This was the first question that Russian-born tennis player Tatiana Golovin was asked at a post-match press conference during Wimbledon in 2007. Golovin, then aged 19, had taken to the court in a white dress with red undershorts. To don this particular look, she had had to get pre-approval from tournament officials.
The very notion that a woman had to get her choice of underwear authorised sounds positively Victorian. Yet, to this day, the guardians of genteel propriety at the All England Lawn Tennis and Croquet Club (and the media covering the tournament) still spend a disconcerting amount of time worrying about players’ unmentionables.
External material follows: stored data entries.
hipError_t probe_fp16_accumulation(hipStream_t stream, int ks32, bool* ok, double* worst_ratio) {
  if (ks32 != 3 && ks32 != 4) return hipErrorInvalidValue;
  const int kCases = 8;
  const int K = 32 * ks32;
  const double allowed = ks32 == 3 ? 87.0 : 132.0;
  std::vector<_Float16> hA((size_t)kCases * 16 * K), hB((size_t)kCases * K * 16);
  uint64_t rng = 0x9E3779B97F4A7C15ull;
  auto next = [&]() { rng ^= rng << 13; rng ^= rng >> 7; rng ^= rng << 17; return rng; };
  for (int t = 0; t < kCases; t++) {
    _Float16* A = hA.data() + (size_t)t * 16 * K;
    _Float16* B = hB.data() + (size_t)t * K * 16;
    for (int k = 0; k < K; k++)
      for (int c = 0; c < 16; c++) B[k * 16 + c] = (_Float16)1.0f;
    for (int r = 0; r < 16; r++)
      for (int k = 0; k < K; k++) {
        float a = 0.f;
        const int fam = (t * 16 + r) & 3;
        if (fam == 0) a = k == (r * 5) % K ? 4096.0f : 0.75f;
        else if (fam == 1) a = k >= K - 2 ? 0.f : ((k & 1) ? -1.f : 1.f) * (1024.0f + (float)(((k >> 1) * 7 + r) % 64) * ((k & 1) ? 0.5f : 0.53125f));
        else if (fam == 2) a = 1.0009765625f;
        else { const uint64_t u = next(); a = ((u & 1) ? -1.f : 1.f) * (1.0f + (float)((u >> 8) & 1023) / 1024.0f) * (float)(1u << ((u >> 20) % 12)); }
        A[r * K + k] = (_Float16)a;
      }
    for (int k = 0; k < K; k++)
      for (int c = 0; c < 16; c++) {
        const uint64_t u = next();
        float b = 1.0f + (float)((u >> 5) % 1024) / 1024.0f;
        if ((c & 3) == 0) b = 1.0f;
        if ((c & 3) == 1) b = 1.0009765625f;
        B[k * 16 + c] = (_Float16)b;
      }
    for (int c = 0; c < 16; c++)
      for (int r = 0; r < 16; r++)
        if (((t * 16 + r) & 3) == 0) B[((r * 5) % K) * 16 + c] = (_Float16)2048.0f;
  }
  _Float16 *dA = nullptr, *dB = nullptr;
  float* dO = nullptr;
  hipError_t e;
  if ((e = hipMalloc(reinterpret_cast<void**>(&dA), hA.size() * 2)) != hipSuccess) return e;
  if ((e = hipMalloc(reinterpret_cast<void**>(&dB), hB.size() * 2)) != hipSuccess) { (void)hipFree(dA); return e; }
  if ((e = hipMalloc(reinterpret_cast<void**>(&dO), (size_t)kCases * 256 * 4)) != hipSuccess) { (void)hipFree(dA); (void)hipFree(dB); return e; }
  std::vector<float> got((size_t)kCases * 256);
  e = hipMemcpy(dA, hA.data(), hA.size() * 2, hipMemcpyHostToDevice);
  if (e == hipSuccess) e = hipMemcpy(dB, hB.data(), hB.size() * 2, hipMemcpyHostToDevice);
  for (int t = 0; t < kCases && e == hipSuccess; t++) {
    if (ks32 == 3) hipLaunchKernelGGL(fp16_accumulation_probe_kernel<3>, dim3(1), dim3(64), 0, stream, dA + (size_t)t * 16 * K, dB + (size_t)t * K * 16, dO + (size_t)t * 256);
    else hipLaunchKernelGGL(fp16_accumulation_probe_kernel<4>, dim3(1), dim3(64), 0, stream, dA + (size_t)t * 16 * K, dB + (size_t)t * K * 16, dO + (size_t)t * 256);
    e = hipGetLastError();
  }
  if (e == hipSuccess) e = hipStreamSynchronize(stream);
  if (e == hipSuccess) e = hipMemcpy(got.data(), dO, got.size() * 4, hipMemcpyDeviceToHost);
  (void)hipFree(dA); (void)hipFree(dB); (void)hipFree(dO);
  if (e != hipSuccess) return e;
  double worst = 0.0;
  bool fine = true;
  for (int t = 0; t < kCases; t++)
    for (int r = 0; r < 16; r++)
      for (int c = 0; c < 16; c++) {
        double exact = 0.0, mag = 0.0;
        for (int k = 0; k < K; k++) {
          const double p = (double)(float)hA[((size_t)t * 16 + r) * K + k] * (double)(float)hB[((size_t)t * K + k) * 16 + c];
          exact += p;
          mag += p < 0 ? -p : p;
        }
        const double err = std::fabs((double)got[(size_t)t * 256 + r * 16 + c] - exact);
        const double ratio = err / (mag * 5.9604644775390625e-8);
        if (!(ratio <= allowed)) fine = false;
        if (ratio > worst || ratio != ratio) worst = ratio;
      }
  *ok = fine;
  if (worst_ratio) *worst_ratio = worst;
  return hipSuccess;
}

static GmmStationaryPlan stationary_plan(uint32_t n_groups, uint64_t n_frames) {
  GmmStationaryPlan p{};
  p.n_quads = (n_groups + kPWaves - 1) / kPWaves;
  const uint64_t steps = (n_frames + 16 * kSNB - 1) / (16 * kSNB);
  const uint64_t r_max = std::max<uint64_t>(1, std::min<uint64_t>(steps, (n_frames + kSRangeFrames - 1) / kSRangeFrames));
  uint64_t best_r = 1;
  double best = -1.0;
  for (uint64_t r = 1; r <= r_max; r++) {
    const uint64_t wgs = (uint64_t)p.n_quads * r;
    const double fill = (double)wgs / (double)((wgs + 511) / 512 * 512);
    if (fill > best * (1.0 + 1e-9)) { best = fill; best_r = r; }
  }
  const uint64_t range_steps = (steps + best_r - 1) / best_r;
  p.range_frames = (uint32_t)(range_steps * 16 * kSNB);
  p.n_ranges = (uint32_t)((steps + range_steps - 1) / range_steps);
  p.per_xcd = (uint32_t)(((uint64_t)p.n_quads * p.n_ranges + 7) / 8);
  return p;
}

int gmm_prefilter_route(int ks32, int route) { return (route == kPfStationary && ks32 >= 1 && ks32 <= 3) ? kPfStationary : kPfStaged; }
int gmm_prefilter_stationary_range_frames() { return kSRangeFrames; }
void gmm_prefilter_operand_sizes(int ks32, uint64_t n_frames, size_t* n_frag, size_t* n_norm) {
  const uint64_t blocks = (n_frames + 16 * kSNB - 1) / (16 * kSNB) * kSNB;
  *n_frag = (size_t)blocks * ks32 * 64;
  *n_norm = (size_t)blocks * 16;
}

template <int KS32>
static hipError_t launch_stationary(const GmmPrefilterArgs& a, hipStream_t stream) {
  if (!a.bfrag || !a.bnorm || a.n_groups == 0) return hipErrorInvalidValue;
  size_t n_frag, n_norm;
  gmm_prefilter_operand_sizes(KS32, a.n_frames, &n_frag, &n_norm);
  const uint64_t blocks = n_norm / 16;
  hipLaunchKernelGGL((gmm_prefilter_operands_kernel<KS32>), dim3((unsigned)((blocks + kPWaves - 1) / kPWaves)), dim3(kPWaves * 64), 0, stream,
                     a.feats, a.n_frames, a.dim, blocks, a.bfrag, a.bnorm);
  hipError_t e = hipGetLastError();
  if (e != hipSuccess) return e;
  const GmmStationaryPlan p = stationary_plan(a.n_groups, a.n_frames);
  hipLaunchKernelGGL((gmm_prefilter_stationary_kernel<KS32>), dim3(8 * p.per_xcd), dim3(kPWaves * 64), 0, stream, a, p);
  return hipGetLastError();
}
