class EdgeCSR:

    __slots__ = ("rowptr", "src", "tgt", "eperm", "N", "E", "_row", "_col", "_t", "_attr", "_tb", "_bal", "partial", "__weakref__")

    def __init__(self, rowptr, src, tgt, eperm, N, E, row=None, col=None):
        self.rowptr, self.src, self.tgt, self.eperm, self.N, self.E = rowptr, src, tgt, eperm, int(N), int(E)
        self._attr = None
        self._bal = None
        self._row, self._col, self._t, self._tb = row, col, None, None
        self.partial = False

    def set_transposed(self, t):
        self._t = tuple(t)

    def set_transposed_builder(self, fn):
        self._tb = fn

    def balance(self):
        if self._bal is None:
            cost = torch.empty(self.N + 1, dtype=torch.int32, device=self.rowptr.device)
            check(lib().mdl_cgconv_balance(ptr(self.rowptr), ptr(self.src), self.N, ptr(cost), stream()), "mdl_cgconv_balance")
            self._bal = torch.cumsum(cost, 0, dtype=torch.int32)
        return self._bal

    def refresh_balance(self):
        if not (_BALANCE and self.E >= 400000 and self.eperm is None):
            return
        if self._bal is None:
            self._bal = torch.zeros(self.N + 1, dtype=torch.int32, device=self.rowptr.device)
        cost = torch.empty(self.N + 1, dtype=torch.int32, device=self.rowptr.device)
        check(lib().mdl_cgconv_balance(ptr(self.rowptr), ptr(self.src), self.N, ptr(cost), stream()), "mdl_cgconv_balance")
        torch.cumsum(cost, 0, dtype=torch.int32, out=self._bal)

    def seg_tgt(self):
        if self.eperm is not None:
            return None
        return make_seg_index(self.rowptr, self.tgt, partial=self.partial)

    def seg_src(self):
        if self.eperm is not None:
            return None
        rowptr_s, _, eid_s, src_sorted = self.transposed()
        si = make_seg_index(rowptr_s, src_sorted, partial=self.partial)
        si.perm = eid_s
        return si

    def sorted_attr(self, edge_attr):
        if self.eperm is None:
            return edge_attr
        k = (edge_attr.data_ptr(), edge_attr._version, edge_attr.dtype, tuple(edge_attr.shape))
        if self._attr is None or self._attr[0] != k:
            self._attr = (k, edge_attr.index_select(0, self.eperm.long()).contiguous(), edge_attr)
        return self._attr[1]

    @property
    def row(self):
        if self._row is None:
            self._row = _unsort_edges(self.src, self)
        return self._row

    @property
    def col(self):
        if self._col is None:
            self._col = _unsort_edges(self.tgt, self)
        return self._col

    def transposed(self):
        if self._t is None and self._tb is not None:
            self._t = tuple(self._tb())
        if self._t is None:
            perm = torch.argsort(self.src, stable=True)
            src_sorted = self.src.index_select(0, perm)
            col_s = self.tgt.index_select(0, perm)
            eid_s = (perm if self.eperm is None else self.eperm.long().index_select(0, perm)).to(torch.int32)
            self._t = (csr_rowptr(src_sorted.contiguous(), self.N), col_s.contiguous(), eid_s.contiguous(),
                       src_sorted.contiguous())
        return self._t
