template <int BN, int F16>
__global__ void __launch_bounds__(TC_THREADS, 1)
conv_wgrad_wg_kernel(const __grid_constant__ CUtensorMap mapDy, const __grid_constant__ CUtensorMap mapDyLo,
                     const __grid_constant__ CUtensorMap mapX, const __grid_constant__ CUtensorMap mapXLo,
                     const WgParams p, float* __restrict__ dw, float* __restrict__ ws, int* __restrict__ err_flag,
                     const float* __restrict__ oscale_ptr) {
    extern __shared__ __align__(1024) uint8_t smem_raw[];
    __shared__ uint64_t full_bar[TC_MAX_STAGES], empty_bar[TC_MAX_STAGES];
    uint8_t* smem = (uint8_t*)(((uintptr_t)smem_raw + 1023) & ~(uintptr_t)1023);

    const int slab_bytes = p.rows_alloc * 128;
    const int slabsA = 128 / p.slab_ch;
    const int slabsB = BN / p.slab_ch;
    const int per_op = (slabsA + slabsB) * slab_bytes;
    const int stage_bytes = per_op * (p.nsplit == 3 ? 2 : 1);
    constexpr int KT_BYTES = (128 + BN) * 128;
    uint8_t* kt = smem + (size_t)p.stages * stage_bytes;
    const int tile_co = blockIdx.x / p.tiles_ci, tile_ci = blockIdx.x % p.tiles_ci;
    const int co0 = tile_co * 128, ci0 = tile_ci * BN;
    const int tap = blockIdx.y;
    const int kt0 = blockIdx.z * p.ktiles_per_cta;
    int kt1 = kt0 + p.ktiles_per_cta;
    if (kt1 > p.ktiles_total) kt1 = p.ktiles_total;
    const int iters = kt1 - kt0;
    int nsA = (p.ldo - co0 + p.slab_ch - 1) / p.slab_ch; if (nsA > slabsA) nsA = slabsA;
    int nsB = (p.Cin - ci0 + p.slab_ch - 1) / p.slab_ch; if (nsB > slabsB) nsB = slabsB;

    {
        uint4 z = make_uint4(0, 0, 0, 0);
        const int total16 = p.stages * stage_bytes / 16;
        for (int i = threadIdx.x; i < total16; i += blockDim.x) reinterpret_cast<uint4*>(smem)[i] = z;
        fence_async_smem();
    }
    if (threadIdx.x == 0) {
        for (int s = 0; s < p.stages; ++s) { mbar_init(&full_bar[s], 1); mbar_init(&empty_bar[s], 256); }
        asm volatile("fence.mbarrier_init.release.cluster;" ::: "memory");
    }
    __syncthreads();
    PXL_PDL_SYNC();
    if (iters <= 0) return;

    if (threadIdx.x < 128) {
        asm volatile("setmaxnreg.dec.sync.aligned.u32 40;" ::: "memory");
        if (threadIdx.x >= 32) return;
        const uint32_t box_bytes = (uint32_t)(p.rows * 128);
        const int nparts = (p.nsplit == 3 && !p.inkernel) ? 2 : 1;
        const uint32_t tx = box_bytes * (uint32_t)(nsA + nsB) * (uint32_t)nparts;
        const int tdy = p.dy[tap], tdx = p.dx[tap];
        int tw = kt0 % p.tilesW, th = (kt0 / p.tilesW) % p.tilesH, n = kt0 / (p.tilesW * p.tilesH);
        uint32_t s = 0, ph = 0;
        for (int it = 0; it < iters; ++it) {
            if (!__all_sync(0xffffffffu, mbar_wait(&empty_bar[s], ph ^ 1u, err_flag, 11))) break;
            const int w0 = tw * p.BW, h0 = th * p.BH;
            uint8_t* sa = smem + (size_t)s * stage_bytes;
            if (elect_one()) {
                mbar_expect_tx(&full_bar[s], tx);
                for (int part = 0; part < nparts; ++part) {
                    uint8_t* base = sa + (size_t)part * per_op;
                    const CUtensorMap* mdy = part ? &mapDyLo : &mapDy;
                    const CUtensorMap* mx = part ? &mapXLo : &mapX;
                    for (int j = 0; j < nsA; ++j)
                        tma_load_4d(base + (size_t)j * slab_bytes, mdy, &full_bar[s], co0 + p.slab_ch * j, w0, h0, n);
                    for (int j = 0; j < nsB; ++j)
                        tma_load_4d(base + (size_t)(slabsA + j) * slab_bytes, mx, &full_bar[s], ci0 + p.slab_ch * j,
                                    w0 * p.mul + tdx, h0 * p.mul + tdy, n);
                }
            }
            __syncwarp();
            if (++tw == p.tilesW) { tw = 0; if (++th == p.tilesH) { th = 0; ++n; } }
            if (++s == (uint32_t)p.stages) { s = 0; ph ^= 1u; }
        }
        return;
    }

    asm volatile("setmaxnreg.inc.sync.aligned.u32 232;" ::: "memory");
    const int ct = threadIdx.x - 128;
    const int cw = ct >> 7, t = ct & 127;
    const int warp = t >> 5, lane = t & 31;
    const bool split3 = p.nsplit == 3;
    const uint32_t smem_base = smem_u32(smem);
    float acc[BN / 2], part[BN / 2], corr[BN / 2];
#pragma unroll
    for (int i = 0; i < BN / 2; ++i) acc[i] = 0.f;
    uint32_t s = 0, ph = 0;
    bool ok = true;
    for (int it = 0; it < iters; ++it) {
        ok = __all_sync(0xffffffffu, mbar_wait(&full_bar[s], ph, err_flag, 12));
        if (!ok) break;
        uint8_t* sa = smem + (size_t)s * stage_bytes;
        const uint32_t sa32 = smem_base + s * (uint32_t)stage_bytes;
        if constexpr (F16 != 0) {
            const int kmma = p.rows_alloc / 16;
            const uint32_t sb32 = sa32 + (uint32_t)(slabsA * slab_bytes);
            const uint64_t da = sw128_desc(sa32 + (uint32_t)(cw * slab_bytes), (uint32_t)slab_bytes);
            const uint64_t db = sw128_desc(sb32, (uint32_t)slab_bytes);
            const uint64_t dal = sw128_desc(sa32 + (uint32_t)per_op + (uint32_t)(cw * slab_bytes), (uint32_t)slab_bytes);
            const uint64_t dbl = sw128_desc(sb32 + (uint32_t)per_op, (uint32_t)slab_bytes);
            const uint64_t kstep = (16 * 128) >> 4;
            wg_arrive();
            fence_regs(part);
            fence_regs(corr);
            for (int k = 0; k < kmma; ++k) wgmma_op<BN, 2>(part, da + kstep * k, db + kstep * k, k);
            if (split3) {
                for (int k = 0; k < kmma; ++k) wgmma_op<BN, 2>(corr, dal + kstep * k, db + kstep * k, k);
                for (int k = 0; k < kmma; ++k) wgmma_op<BN, 2>(corr, da + kstep * k, dbl + kstep * k, 1);
            }
            wg_commit();
            wg_wait0();
            fence_regs(part);
            fence_regs(corr);
            mbar_arrive(&empty_bar[s]);
        } else {
            named_bar(1, 256);
            const int units = (128 + BN) * 8;
            for (int u = ct; u < units; u += 256) {
                const int R = u >> 3, g = u & 7;
                const int slab = R < 128 ? (R >> 5) : slabsA + ((R - 128) >> 5);
                const int c = R & 31;
                const uint8_t* src = sa + (size_t)slab * slab_bytes + (c & 3) * 4;
                float4 v, vl = make_float4(0.f, 0.f, 0.f, 0.f);
                float* vp = &v.x; float* lp = &vl.x;
#pragma unroll
                for (int e = 0; e < 4; ++e) {
                    const int px = 4 * g + e;
                    const int off = px * 128 + ((((c >> 2) ^ (px & 7))) << 4);
                    vp[e] = *reinterpret_cast<const float*>(src + off);
                    if (split3 && !p.inkernel) lp[e] = *reinterpret_cast<const float*>(src + per_op + off);
                }
                if (p.inkernel) v = tf32_split4(v, vl);
                const int doff = R * 128 + ((g ^ (R & 7)) << 4);
                *reinterpret_cast<float4*>(kt + doff) = v;
                if (split3) *reinterpret_cast<float4*>(kt + KT_BYTES + doff) = vl;
            }
            fence_async_smem();
            named_bar(1, 256);
            mbar_arrive(&empty_bar[s]);
            const uint32_t k32 = smem_u32(kt);
            const uint32_t arow = (uint32_t)cw * 64 * 128;
            const uint64_t da = sw128_desc(k32 + arow), db = sw128_desc(k32 + 128 * 128);
            const uint64_t dal = sw128_desc(k32 + KT_BYTES + arow), dbl = sw128_desc(k32 + KT_BYTES + 128 * 128);
            wg_arrive();
            fence_regs(part);
            fence_regs(corr);
            mma_slice<BN, 0>(part, corr, da, db, dal, dbl, split3);
            wg_commit();
            wg_wait0();
            fence_regs(part);
            fence_regs(corr);
        }
        if (split3) {
#pragma unroll
            for (int i = 0; i < BN / 2; ++i) acc[i] += part[i] + corr[i];
        } else {
#pragma unroll
            for (int i = 0; i < BN / 2; ++i) acc[i] += part[i];
        }
        if (++s == (uint32_t)p.stages) { s = 0; ph ^= 1u; }
    }
    if (!ok) return;
    const float osc = p.out_scale * (oscale_ptr ? __ldg(oscale_ptr) : 1.f);
#pragma unroll
    for (int h = 0; h < 2; ++h) {
        const int co = co0 + cw * 64 + warp * 16 + (lane >> 2) + 8 * h;
        if (co >= p.Cout) continue;
        const int64_t row = ((int64_t)co * p.ntaps + tap) * p.Cin;
        float* drow = gridDim.z == 1 ? dw + row : ws + (int64_t)blockIdx.z * p.Cout * p.ntaps * p.Cin + row;
#pragma unroll
        for (int j = 0; j < BN / 8; ++j) {
            const int ci = ci0 + j * 8 + 2 * (lane & 3);
            const float v0 = acc[j * 4 + 2 * h] * osc, v1 = acc[j * 4 + 2 * h + 1] * osc;
            if (gridDim.z == 1) {
                if (ci < p.Cin) drow[ci] += v0;
                if (ci + 1 < p.Cin) drow[ci + 1] += v1;
            } else {
                if (ci < p.Cin) drow[ci] = v0;
                if (ci + 1 < p.Cin) drow[ci + 1] = v1;
            }
        }
    }
}

__global__ void __launch_bounds__(256)
wgrad_reduce_kernel(const float* __restrict__ ws, float* __restrict__ dw, int64_t n, int splits) {
    const int64_t stride = (int64_t)gridDim.x * blockDim.x;
    for (int64_t i = (int64_t)blockIdx.x * blockDim.x + threadIdx.x; i < n; i += stride) {
        float s = __ldg(ws + i);
        for (int z = 1; z < splits; ++z) s += __ldg(ws + (int64_t)z * n + i);
        dw[i] += s;
    }
}

static int make_act_map_strided(CUtensorMap* m, const void* base, int C, int W, int H, int N, int bw, int bh, int estride, int f16 = 0) {
    return make_act_map(m, base, C, W, H, N, bw, bh, estride, f16);
}

static void pick_ktile(int OH, int OW, bool flat, int maxrows, int& BW, int& BH, int unit = 8) {
    if (flat) { BW = maxrows; BH = 1; return; }
    double best = -1.0;
    BW = 8; BH = maxrows / 8;
    for (int bw = 1; bw <= maxrows && bw <= 256; ++bw) {
        int bh = maxrows / bw;
        if (bh < 1) break;
        if (bh > 256) bh = 256;
        const int alloc = (bw * bh + unit - 1) / unit * unit;
        const int64_t tiles = (int64_t)((OW + bw - 1) / bw) * ((OH + bh - 1) / bh);
        const double eff = (double)OH * OW / ((double)tiles * alloc);
        if (eff > best + 1e-9) { best = eff; BW = bw; BH = bh; }
    }
}
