struct RiceAcc {
    u32 c[5] = {0, 0, 0, 0, 0};
    int k;
    u32 kk = 0, km = 0;
    __device__ inline void init(int rk) {
        k = rk;
        kk = rk < 8 ? (u32)rk : 0u;
        km = rk < 8 ? (0xFFu >> rk) * 0x01010101u : 0u;
    }
    __device__ inline u32 rb(u32 v) const { return (v >> k) + 1 + k; }
    __device__ inline u32 sum4(u32 w, u32 a) const { return __builtin_amdgcn_sad_u8((w >> kk) & km, 0u, a); }
    __device__ inline void add(u32 v) {
        c[0] += rb(v);
        c[2] += rb(((v & 0x0Fu) << 4) | (v >> 4));
        c[3] += rb(__brev(v) >> 24);
        c[4] += rb(v ^ (v >> 1));
    }
    __device__ inline void add4(u32 o) {
        const u32 one = 4 * (1 + k);
        c[0] = sum4(o, c[0] + one);
        c[2] = sum4(((o & 0x0F0F0F0Fu) << 4) | ((o >> 4) & 0x0F0F0F0Fu), c[2] + one);
        c[3] = sum4(__brev(o), c[3] + one);
        c[4] = sum4(o ^ ((o >> 1) & 0x7F7F7F7Fu), c[4] + one);
    }
    __device__ inline void group(u32 lo, u32 hi) {
        u64 x = ((u64)__builtin_bswap32(lo) << 32) | __builtin_bswap32(hi);
        u64 t = (x ^ (x >> 7)) & 0x00AA00AA00AA00AAull;
        x ^= t ^ (t << 7);
        t = (x ^ (x >> 14)) & 0x0000CCCC0000CCCCull;
        x ^= t ^ (t << 14);
        t = (x ^ (x >> 28)) & 0x00000000F0F0F0F0ull;
        x ^= t ^ (t << 28);
        c[1] = sum4((u32)(x >> 32), sum4((u32)x, c[1] + 8 * (1 + k)));
    }
};

__global__ __launch_bounds__(RT) void k_mtf_replay(ChunkGeom cg, const u8* in, const u8* states, u8* out,
                                                   u32 nchunks, u64* bits, int rice_k) {
    __shared__ u32 tab[64 * RT];
    const u32 t = threadIdx.x;
    const u32 c = blockIdx.x * RT + t;
    u32 lo = 0, hi = 0;
    const bool valid = c < nchunks && cg.range(c, lo, hi);
    u32 r0 = 0, r1 = 0;
    if (valid) {
        const u32* s = reinterpret_cast<const u32*>(states + (u64)c * 256);
        r0 = s[0];
        r1 = s[1];
        for (int w = 2; w < 64; ++w) tab[w * RT + t] = s[w];
    }
    auto haszero = [](u32 y) { return (y - 0x01010101u) & ~y & 0x80808080u; };
    auto front = [](u32 x, u32 j, u32 in) {
        const u32 lowmask = j ? ((1u << (8 * j)) - 1) : 0u;
        const u32 highmask = j == 3 ? 0u : ~((1u << (8 * (j + 1))) - 1);
        return (x & highmask) | ((x & lowmask) << 8) | in;
    };
    auto step = [&](u32 b) -> u32 {
        const u32 bb = b * 0x01010101u;
        u32 z = haszero(r0 ^ bb);
        if (z) {
            const u32 j = (__ffs(z) - 1) >> 3;
            r0 = front(r0, j, b);
            return j;
        }
        const u32 c0 = r0 >> 24;
        z = haszero(r1 ^ bb);
        if (z) {
            const u32 j = (__ffs(z) - 1) >> 3;
            r0 = (r0 << 8) | b;
            r1 = front(r1, j, c0);
            return 4 + j;
        }
        u32 w = 2, x;
        for (;;) {
            x = tab[w * RT + t];
            z = haszero(x ^ bb);
            if (z) break;
            ++w;
        }
        const u32 j = (__ffs(z) - 1) >> 3;
        u32 carry = r1 >> 24;
        r1 = (r1 << 8) | c0;
        r0 = (r0 << 8) | b;
        for (u32 v = 2; v < w; ++v) {
            const u32 xv = tab[v * RT + t];
            tab[v * RT + t] = (xv << 8) | carry;
            carry = xv >> 24;
        }
        tab[w * RT + t] = front(x, j, carry);
        return 4 * w + j;
    };
    RiceAcc acc;
    acc.init(rice_k);
    if (!valid) return;
    if (((lo | hi) & 63) == 0) {
        for (u32 i = lo; i < hi; i += 64) {
            uint4 v[4];
#pragma unroll
            for (int h = 0; h < 4; ++h) v[h] = *reinterpret_cast<const uint4*>(in + i + 16 * h);
            u32 ov[16];
#pragma unroll
            for (int q = 0; q < 16; ++q) {
                const u32 wq = q % 4 == 0 ? v[q / 4].x : q % 4 == 1 ? v[q / 4].y : q % 4 == 2 ? v[q / 4].z : v[q / 4].w;
                u32 o = 0;
#pragma unroll
                for (int j = 0; j < 4; ++j) o |= step((wq >> (8 * j)) & 0xFF) << (8 * j);
                ov[q] = o;
                if (bits) acc.add4(o);
                if (bits && (q & 1)) acc.group(ov[q - 1], o);
            }
#pragma unroll
            for (int h = 0; h < 4; ++h)
                *reinterpret_cast<uint4*>(out + i + 16 * h) = make_uint4(ov[4 * h], ov[4 * h + 1], ov[4 * h + 2], ov[4 * h + 3]);
        }
    } else if (((lo | hi) & 15) == 0) {
        for (u32 i = lo; i < hi; i += 16) {
            const uint4 v = *reinterpret_cast<const uint4*>(in + i);
            const u32 wv[4] = {v.x, v.y, v.z, v.w};
            u32 ov[4];
#pragma unroll
            for (int q = 0; q < 4; ++q) {
                u32 o = 0;
#pragma unroll
                for (int j = 0; j < 4; ++j) o |= step((wv[q] >> (8 * j)) & 0xFF) << (8 * j);
                ov[q] = o;
                if (bits) acc.add4(o);
            }
            *reinterpret_cast<uint4*>(out + i) = make_uint4(ov[0], ov[1], ov[2], ov[3]);
            if (bits) {
                acc.group(ov[0], ov[1]);
                acc.group(ov[2], ov[3]);
            }
        }
    } else {
        u32 g[2] = {0, 0}, gi = 0;
        for (u32 i = lo; i < hi; ++i) {
            const u32 m = step(in[i]);
            out[i] = (u8)m;
            if (bits) {
                acc.add(m);
                g[gi >> 2] |= m << (8 * (gi & 3));
                if (++gi == 8) {
                    acc.group(g[0], g[1]);
                    g[0] = g[1] = 0;
                    gi = 0;
                }
            }
        }
        if (bits && gi) acc.group(g[0], g[1]);
    }
    if (bits) {
        u64* dst = bits + (u64)(c / cg.cpb) * 8;
#pragma unroll
        for (int q = 0; q < 5; ++q)
            if (acc.c[q]) atomicAdd((unsigned long long*)&dst[q], (unsigned long long)acc.c[q]);
    }
}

In 2017, Venus Williams took to the courts with pink bra straps showing. Half way through the match, she changed, only for the topic to, again, come up in the post-match media call.
In 2015 Eugenie Bouchard came close to receiving a dress code violation when a sliver of her black bra strap was visible during play.
In 2002, Anna Kournikova was made to remove her black shorts during a practice session, so donned the only thing to hand — baggy white men’s shorts belonging to her coach.
In 2017, Austrian player Jurij Rodionov had to pull down his shorts to reveal the colour of his underpants to a court supervisor when a chair umpire realised he was not wearing white briefs. A supervisor then had white underwear bought down to the court for Rodionov to change into.
The archaic clothing rules that govern what Wimbledon players wear on the court are as associated with the 142-year-old tournament as strawberries and cream or the Duchess of Kent wreathed in pearls holding court from the royal box.
Players at the famed tournament face a positively draconian dress code: Outfits must be “almost entirely white” (no cream or off-white). Strips of colour can be no more than one centimetre wide. Bras and knickers? If there is any chance they might be seen, they too are subject to these prohibitive rules.
The tennis world’s disconcerting fascination with what female players choose is making news again this week. Ukrainian Elina Svitolina has faced a barrage of criticism for donning a Nike dress that the armchair Anna Wintours of the Twitterverse deemed “basic”.
This brouhaha joins the long list of dress code infractions and controversies that plague female players.
Last year, Serena Williams’ ‘Black Panther’ catsuit was banned at the French Open (despite the fact it served a medical purpose to help prevent blood clots) and French tennis player Alize Cornet was slapped with a code violation at the US Open for very briefly taking her top off on the court when she realised it was on back to front.
The disproportionate amount of focus on what women wear on court is, sadly, nothing new. In 1949 American player Gussie Moran caused a sensation when she donned lace-fringed “panties” to take to the famous London grass courts.
Moran’s choice caused such a stir was brought up in the UK parliament and she was accused of “bringing vulgarity and sin into tennis” by the All England Lawn Tennis and Croquet Club which runs Wimbledon.
Seventy years after Gussie took to the court in her scandalous knickers, tennis officialdom still seems pruriently consumed by what players, especially lady players, wear. And this is a truly ridiculous state of affairs.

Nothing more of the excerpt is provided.